Multi-agent review has an obvious failure mode. Point one model at another model’s output and ask whether it is correct, and it tends to affirm what it reads, because nothing in the setup pushes against it. The council’s review is built to push the other way.

Let one model check another’s work and you have not automated verification, you have automated agreement.

Five peer reviewers then work over the anonymized set, each with its own job, so the critique is as structured as the analysis it examines.

Reviewer	Lens
Convergence	Finds the agreement across responses that is more than surface overlap.
Gap Finder	Identifies what every response missed.
Skeptic	Argues against the strongest response.
Devil’s Advocate	Defends the weakest or most unpopular response.
Integrator	Finds where separate responses combine into something better.

The skeptic and the devil’s advocate are the load-bearing pair. One attacks the answer most likely to be accepted on reflex, and the other rescues the answer most likely to be dismissed, so neither the popular choice nor the unpopular one escapes a fair test.

06. The Two Gates

Two audit points let the pipeline stop itself rather than carry a weak result all the way to the end.

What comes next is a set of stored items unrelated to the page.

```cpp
int im_debug_clock_probe(im_ctx* ctx, int arm, double* h_out, void* stream) {
    IM_CHECK_CTX(ctx);
    hipStream_t s = (hipStream_t)stream;
    const size_t bytes = (size_t)CLOCK_PROBE_SLOTS * 2 * sizeof(unsigned long long);
    if (arm == 1) {
        IM_GROW(ctx, ctx->grow(ctx->scratch.clock[0], bytes, "clock_probe_attention"), -22, "im_debug_clock_probe: allocation failed");
        IM_GROW(ctx, ctx->grow(ctx->scratch.clock[1], bytes, "clock_probe_convolution"), -22, "im_debug_clock_probe: allocation failed");
        IM_HIP(ctx, hipMemsetAsync(ctx->scratch.clock[0].p, 0, bytes, s));
        IM_HIP(ctx, hipMemsetAsync(ctx->scratch.clock[1].p, 0, bytes, s));
        IM_HIP(ctx, hipStreamSynchronize(s));
        ctx->clock_armed = true;
        return 0;
    }
    if (!ctx->scratch.clock[0].p || !h_out) return ctx->fail(-51, "im_debug_clock_probe: not armed");
    std::vector<unsigned long long> h((size_t)CLOCK_PROBE_SLOTS * 2);
    const void* src[2] = {ctx->scratch.clock[0].p, ctx->scratch.clock[1].p};
    for (int c = 0; c < 2; ++c) {
        IM_HIP(ctx, hipMemcpyAsync(h.data(), src[c], bytes, hipMemcpyDeviceToHost, s));
        IM_HIP(ctx, hipStreamSynchronize(s));
        std::vector<double> mhz;
        for (int i = 0; i < CLOCK_PROBE_SLOTS; ++i)
            if (h[2 * i + 1] > 0) mhz.push_back(100.0 * (double)h[2 * i] / (double)h[2 * i + 1]);
        std::sort(mhz.begin(), mhz.end());
        h_out[2 * c] = mhz.empty() ? 0.0 : mhz[mhz.size() / 2];
        h_out[2 * c + 1] = (double)mhz.size();
    }
    if (arm == 0) ctx->clock_armed = false;
    return 0;
}

int im_gemm_nt(im_ctx* ctx, const float* d_a, const float* d_w, const float* d_bias, float* d_c, int m, int n, int k,
               float alpha, int big_tile, void* stream) {
    IM_CHECK_CTX(ctx);
    GemmArgs g;
    g.A = d_a; g.lda = k; g.W = d_w; g.ldw = k; g.bias = d_bias; g.N = n; g.K = k; g.m_max = m;
    g.C = d_c; g.ldc = n; g.alpha = alpha; g.epi = EPI_BIAS; g.big_tile = big_tile & 1; g.bx = (big_tile >> 1) & 1;
    IM_HIP(ctx, launch_gemm(g, (hipStream_t)stream));
    return 0;
}

int im_ffn_fused(im_ctx* ctx, int act, float* d_x, const float* d_att, const float* h_w0, const float* h_b0, const float* h_ln_g,
                   const float* h_ln_b, const float* h_w3, const float* h_b3, int n_images, int n_rows, const int32_t* d_n, void* stream) {
    IM_CHECK_CTX(ctx);
    if (n_images < 1 || n_rows < 1 || act < 0 || act > 1 || (act == 0 && (!h_ln_g || !h_ln_b))) return ctx->fail(-12, "im_ffn_fused: bad arguments");
    if (act == 1) h_ln_g = h_ln_b = h_b0;
    const std::vector<float> p0 = pack_frag_weights(h_w0, 512, 512), p3 = pack_frag_weights(h_w3, 256, 512);
    const size_t sizes[6] = {p0.size(), 512, 512, 512, p3.size(), 256};
    const float* src[6] = {p0.data(), h_b0, h_ln_g, h_ln_b, p3.data(), h_b3};
    hipStream_t st = (hipStream_t)stream;
    IM_HIP(ctx, with_uploads(src, sizes, st, [&](float* const* d) {
        FfnArgs f;
        f.act = act; f.x = d_x; f.x_bstride = (long)n_rows * 256; f.att = d_att; f.att_bstride = (long)n_rows * 256;
        f.w0p = d[0]; f.b0 = d[1]; f.ln_g = d[2]; f.ln_b = d[3]; f.w3p = d[4]; f.b3 = d[5];
        f.m_max = n_rows; f.batch = n_images; f.m_ptr = d_n; f.pstride = 2;
        return ctx->timed("ffn_fused", st, [&] { return launch_ffn_fused(f, st); });
    }));
    return 0;
}

static int conv3x3_entry(im_ctx* ctx, bool wino, const float* d_in, const float* h_weight, const float* h_bias, float* d_out,
                         int b, int h, int w, int cin, int cout, int relu, int pool, void* stream) {
    IM_CHECK_CTX(ctx);
    if (cin % 16 || cout % 64) return ctx->fail(-10, "im_conv3x3: cin %% 16 and cout %% 64 must be 0");
    std::vector<float> packed = wino ? pack_conv3x3_wino(h_weight, cout, cin) : pack_conv3x3(h_weight, cout, cin);
    std::vector<float> planes = wino ? pack_conv3x3_wino_bx(h_weight, cout, cin) : std::vector<float>(1);
    const size_t sizes[3] = {packed.size(), (size_t)cout, planes.size()};
    const float* src[3] = {packed.data(), h_bias, planes.data()};
    hipStream_t st = (hipStream_t)stream;
    IM_HIP(ctx, with_uploads(src, sizes, st, [&](float* const* d) {
        ConvArgs a;
        a.in = d_in; a.w = d[0]; a.bias = d[1]; a.out = d_out; a.B = b; a.H = h; a.W = w; a.Cin = cin; a.Cout = cout;
        a.relu = relu; a.pool = pool;
        if (wino) a.wx = d[2];
        return ctx->timed(wino ? "conv_wino" : "conv_direct", st, [&] { return wino ? launch_conv3x3_wino(a, st) : launch_conv3x3(a, st); });
    }));
    return 0;
// ... 88 lines not shown
```

icepy4d_amd/csrc/gemm.hip:

```cpp
#include "bf16x3.h"
#include "common.h"
#include "kernels.h"

namespace im {

template <int BM, int BN, int BK, int EPI, bool BX>
__global__ __launch_bounds__(256) void gemm_nt_kernel(GemmArgs a) {
    constexpr int LDS_LD = BK + 4;
    constexpr int WM = BM / 2, WN = BN / 2;
    constexpr int MB = WM / 32, NB = WN / 32;
    constexpr int F4 = BK / 4;
    constexpr int A_IT = BM * F4 / 256, B_IT = BN * F4 / 256;
    constexpr int XS = BK * 2 + 16, XPA = BM * XS, XPB = BN * XS;
    __shared__ __attribute__((aligned(16))) float smem[BX ? 3 * (XPA + XPB) / 4 : (BM + BN) * LDS_LD];
    float* sA = smem;
    float* sB = smem + BM * LDS_LD;
    unsigned char* const xA = reinterpret_cast<unsigned char*>(smem);
    unsigned char* const xB = xA + 3 * XPA;

    const int gm = (a.m_max + BM - 1) / BM;
    const int z = blockIdx.y;
    const int pair = a.pair_batched ? z : (z >> 1);
    if (a.active && a.active[pair * a.pstride] == 0) return;
    const int M = a.m_ptr ? a.m_ptr[a.pair_batched ? z * a.pstride : (z >> 1) * a.pstride + (z & 1)] : a.m_max;
// ... 133 lines not shown
        }
        __syncthreads();
    }
#undef IM_LOAD_SLAB
#undef IM_LD_A
#undef IM_LD_B
#undef IM_ST
#undef IM_ST_F32

    constexpr unsigned OOB = 0xFFFFF000u;
#pragma unroll
    for (int i = 0; i < MB; ++i)
#pragma unroll
        for (int j = 0; j < NB; ++j) {
            const int colbase = n0 + wn0 + j * 32;
            const int col = colbase + c;
            const bool col_ok = col < Nlive;
            const float bv = (bias && col_ok) ? bias[col] : 0.f;
            const unsigned rowl = m0 + wm0 + i * 32 + 4 * hh;
            if constexpr (EPI == EPI_BIAS || EPI == EPI_BIAS_RELU || EPI == EPI_BIAS_RESID) {
                const __amdgpu_buffer_rsrc_t rC = make_rsrc(a.C + (long)z * a.c_bstride, (unsigned)M * a.ldc * 4u);
                const unsigned vo = col_ok ? (rowl * a.ldc + col) * 4u : OOB;
                const unsigned rstep = (unsigned)a.ldc * 4u;
                float rv[16];
                if constexpr (EPI == EPI_BIAS_RESID) {
                    const __amdgpu_buffer_rsrc_t rR = make_rsrc(a.R + (long)z * a.r_bstride, (unsigned)M * a.ldr * 4u);
                    const unsigned vr = col_ok ? (rowl * a.ldr + col) * 4u : OOB;
#pragma unroll
                    for (int r = 0; r < 16; ++r)
                        rv[r] = __uint_as_float(__builtin_amdgcn_raw_buffer_load_b32(rR, vr, ((r & 3) + 8 * (r >> 2)) * (unsigned)a.ldr * 4u, 0));
                }
#pragma unroll
                for (int r = 0; r < 16; ++r) {
                    float val = acc[i][j][r] + bv;
                    if constexpr (EPI == EPI_BIAS) val = a.alpha * val;
                    else if constexpr (EPI == EPI_BIAS_RELU) val = fmaxf(val, 0.f);
                    else val = rv[r] + val;
                    __builtin_amdgcn_raw_buffer_store_b32(__float_as_uint(val), rC, vo, ((r & 3) + 8 * (r >> 2)) * rstep, 0);
                }
            } else {
                int which = 0, hd = colbase;
                if constexpr (EPI == EPI_QKV_ROPE || EPI == EPI_HEADS_QV) { which = colbase >> 8; hd = colbase & 255; }
                float* dst = a.q;
                if constexpr (EPI == EPI_QKV_ROPE) dst = which == 0 ? a.q : (which == 1 ? a.k : a.v);
                if constexpr (EPI == EPI_HEADS_QV) dst = which ? a.v : a.q;
                const __amdgpu_buffer_rsrc_t rD = make_rsrc(dst + (long)z * a.head_bstride + (long)(hd >> 6) * a.head_stride, (unsigned)M * 256u);
                const int d = (hd & 63) + c;
                const unsigned vo = col_ok ? (rowl * 64 + d) * 4u : OOB;
                float scale = a.alpha;
                if constexpr (EPI == EPI_QKV_ROPE) scale = 1.f;
                if constexpr (EPI == EPI_HEADS_QV) scale = which ? 1.f : a.alpha;
                const bool rope = EPI == EPI_QKV_ROPE && which < 2 && a.cs;
                if (rope) {
                    const __amdgpu_buffer_rsrc_t rCs = make_rsrc(a.cs + (long)z * a.enc_bstride, (unsigned)M * 128u);
                    const __amdgpu_buffer_rsrc_t rSn = make_rsrc(a.sn + (long)z * a.enc_bstride, (unsigned)M * 128u);
                    const unsigned ve = (rowl * 32 + (d >> 1)) * 4u;
#pragma unroll
                    for (int r = 0; r < 16; ++r) {
                        const unsigned so = ((r & 3) + 8 * (r >> 2)) * 128u;
                        const float cs = __uint_as_float(__builtin_amdgcn_raw_buffer_load_b32(rCs, ve, so, 0));
                        const float sn = __uint_as_float(__builtin_amdgcn_raw_buffer_load_b32(rSn, ve, so, 0));
                        const float val = acc[i][j][r] + bv;
                        const float partner = __shfl_xor(val, 1);
                        const float outv = (d & 1) ? (val * cs) + (partner * sn) : (val * cs) + ((-partner) * sn);
                        __builtin_amdgcn_raw_buffer_store_b32(__float_as_uint(outv), rD, vo, ((r & 3) + 8 * (r >> 2)) * 256u, 0);
                    }
                } else {
#pragma unroll
                    for (int r = 0; r < 16; ++r)
                        __builtin_amdgcn_raw_buffer_store_b32(__float_as_uint(scale * (acc[i][j][r] + bv)), rD, vo, ((r & 3) + 8 * (r >> 2)) * 256u, 0);
                }
            }
        }
}
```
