template <bool FWD>
__device__ __forceinline__ cell_t r16_chain(const NoblankParams &p, const R16Smem &sm, int T, int Tb, int L, int SP, const int lane)
{
    constexpr int G = kPipeRows / 4;
    constexpr int D = FWD ? 1 : -1;
    const int lrow = lane < SP ? lane : SP;
    const cell_t *erow = sm.em + (size_t)lrow * sm.TP;
    cell_t *orow = (FWD ? sm.al : sm.be) + (size_t)lrow * sm.TP;
    typedef float pair_t __attribute__((ext_vector_type(4)));
    float m;
    int k;

    const int H = (T + 1) >> 1;
    const int pos0 = FWD ? 0 : T - Tb;
    const int own = FWD ? H : T - H;
    typedef const volatile __attribute__((address_space(3))) int lds_cvint;
    const int *cp = sm.cnt + (lane < kPipeWorkers ? lane : 0);
    int have = 0;
    bool starved = false;
    auto wait_upto = [&](int i_last) {
        const int q = pos0 + (i_last < Tb ? i_last : Tb - 1);
        int ng = q / (2 * kPipeWorkers) + 1;
        if (q >= own || ng > G) ng = G;
        if (ng <= have) return;
        const int need = lane < kPipeWorkers ? 4 * ng : 0;
        int spins = 0;
        while (__builtin_amdgcn_ballot_w64(*(lds_cvint *)cp < need) != 0) {
            if (++spins >= kSpinLimit) { starved = true; break; }
            __builtin_amdgcn_s_sleep(1);
        }
        lds_order();
        have = ng;
    };
#define CTC_R16_STEP_ASM(K, M, EM, EK, K2, T2, DPP)                                                  \
            "v_max_i32_dpp %[kk], " K ", " K " " DPP "\n\t"                                           \
            "v_add_u32 " K2 ", %[kk], " EK "\n\t"                                                     \
            "v_sub_u32 %[d1], " K ", %[kk]\n\t"                                                       \
            "v_sub_u32_dpp %[d2], " K ", %[kk] " DPP "\n\t"                                           \
            "v_ldexp_f32 %[d1], " EM ", %[d1]\n\t"                                                    \
            "v_ldexp_f32 %[d2], " EM ", %[d2]\n\t"                                                    \
// ... 296 lines not shown
        for (int k = 0; k < N2; ++k) o2[k] = *reinterpret_cast<const f2_t *>(trow + off2(k, i16));
#pragma unroll
        for (int j = 0; j < N4; ++j) {
            const f4_t o = o4[j];
            f2_t olo = {o.x, o.y}, ohi = {o.z, o.w};
            if (LS) { olo += cb2; ohi += cb2; }
            const f2_t xlo = {a[j].x, a[j].y}, xhi = {a[j].z, a[j].w};
            const f2_t vlo = __builtin_elementwise_fma(xlo, r2, olo), vhi = __builtin_elementwise_fma(xhi, r2, ohi);
            if (!(kLast4 && j == N4 - 1) || col_ok) {
                if constexpr (kLowp) {
                    const wt_u2 n = {r16_narrow2<E>(vlo), r16_narrow2<E>(vhi)};
                    grad_store<NT, wt_u2, 4>(reinterpret_cast<wt_u2 *>(g + off4(j, i16)), n);
                } else {
                    const f4_t v = {vlo.x, vlo.y, vhi.x, vhi.y};
                    grad_store<NT>(reinterpret_cast<f4_t *>(g + off4(j, i16)), v);
                }
            }
        }
#pragma unroll
        for (int k = 0; k < N2; ++k) {
            f2_t o = o2[k];
            if (LS) o += cb2;
            const f2_t v = __builtin_elementwise_fma(c[k], r2, o);
            if (k < N2 - 1 || col_ok) {
                if constexpr (kLowp) grad_store<NT, unsigned, 4>(reinterpret_cast<unsigned *>(g + off2(k, i16)), r16_narrow2<E>(v));
                else grad_store<NT>(reinterpret_cast<f2_t *>(g + off2(k, i16)), v);
            }
        }
    }
    __device__ __forceinline__ void touch() const
    {
        if constexpr (kLowp) {
#pragma unroll
            for (int j = 0; j < N4; ++j) asm volatile("" ::"v"(this->ra[j]));
#pragma unroll
            for (int k = 0; k < N2; ++k) asm volatile("" ::"v"(this->rc[k]));
        } else {
#pragma unroll
            for (int j = 0; j < N4; ++j) asm volatile("" ::"v"(a[j]));
#pragma unroll
            for (int k = 0; k < N2; ++k) asm volatile("" ::"v"(c[k]));
        }
    }
    template <bool NT>
    __device__ static __forceinline__ void store_zero(E *g, int i16, bool col_ok)
    {
        if constexpr (kLowp) {
            const wt_u2 z4 = {0u, 0u};
#pragma unroll
            for (int j = 0; j < N4; ++j)
                if (!(kLast4 && j == N4 - 1) || col_ok) grad_store<NT, wt_u2, 4>(reinterpret_cast<wt_u2 *>(g + off4(j, i16)), z4);
#pragma unroll
            for (int k = 0; k < N2; ++k)
                if (k < N2 - 1 || col_ok) grad_store<NT, unsigned, 4>(reinterpret_cast<unsigned *>(g + off2(k, i16)), 0u);
            return;
        }
        const f4_t z4 = {0.f, 0.f, 0.f, 0.f};
        const f2_t z2 = {0.f, 0.f};
#pragma unroll
        for (int j = 0; j < N4; ++j)
            if (!(kLast4 && j == N4 - 1) || col_ok) grad_store<NT>(reinterpret_cast<f4_t *>(g + off4(j, i16)), z4);
#pragma unroll
        for (int k = 0; k < N2; ++k)
            if (k < N2 - 1 || col_ok) grad_store<NT>(reinterpret_cast<f2_t *>(g + off2(k, i16)), z2);
    }
};

static bool r16_shape(int C, int &n4, int &n2)
{
    if (C < 2 || C > 256 || (C & 1)) return false;
    const int U = (C + 31) / 32;
    if (U & 1) { n4 = U / 2; n2 = 1; }
    else if ((C & 3) == 0) { n4 = U / 2; n2 = 0; }
    else { n4 = U / 2 - 1; n2 = 2; }
    return true;
}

The first gate runs after the advisors and before review. It checks each response for whether it committed to its lens and said something specific, and a failure surfaces to the user before the council spends five more agent calls reviewing thin material. The second gate runs after synthesis and before the report is written. It independently checks that the verdict represents the inputs rather than quietly favoring one pass, and a failure sends the synthesis back once with specific corrections.

Both gates are cheap relative to what they protect. Catching an off-angle advisor early, or a synthesis that overweights one voice, saves the whole run from producing a confident verdict built on a weak foundation.

07. The Verdict

The chairman synthesizes the verdict starting from the strongest disagreement rather than the easy consensus, on the principle that the place the analysis clashes is where the real decision lives. The output is fixed and identical in shape every run, which is what makes it usable under pressure.

Where the passes agree, the convergence that is more than surface overlap
Where they clash, the real tradeoff the decision turns on
Blind spots, what every angle missed
Recommendation, the defensible call
One thing first, the single next action

Every run produces two artifacts: a self-contained HTML report for reading, and a full markdown transcript that preserves the anonymization mapping, all five analyses, all five reviews, the synthesis, and the audit result. The recommendation is not a black box. The entire reasoning path that produced it stays on the record, which is the difference between a verdict you can interrogate and an answer you have to take on faith.

A single model gives you an answer. The council gives you a recommendation you can interrogate.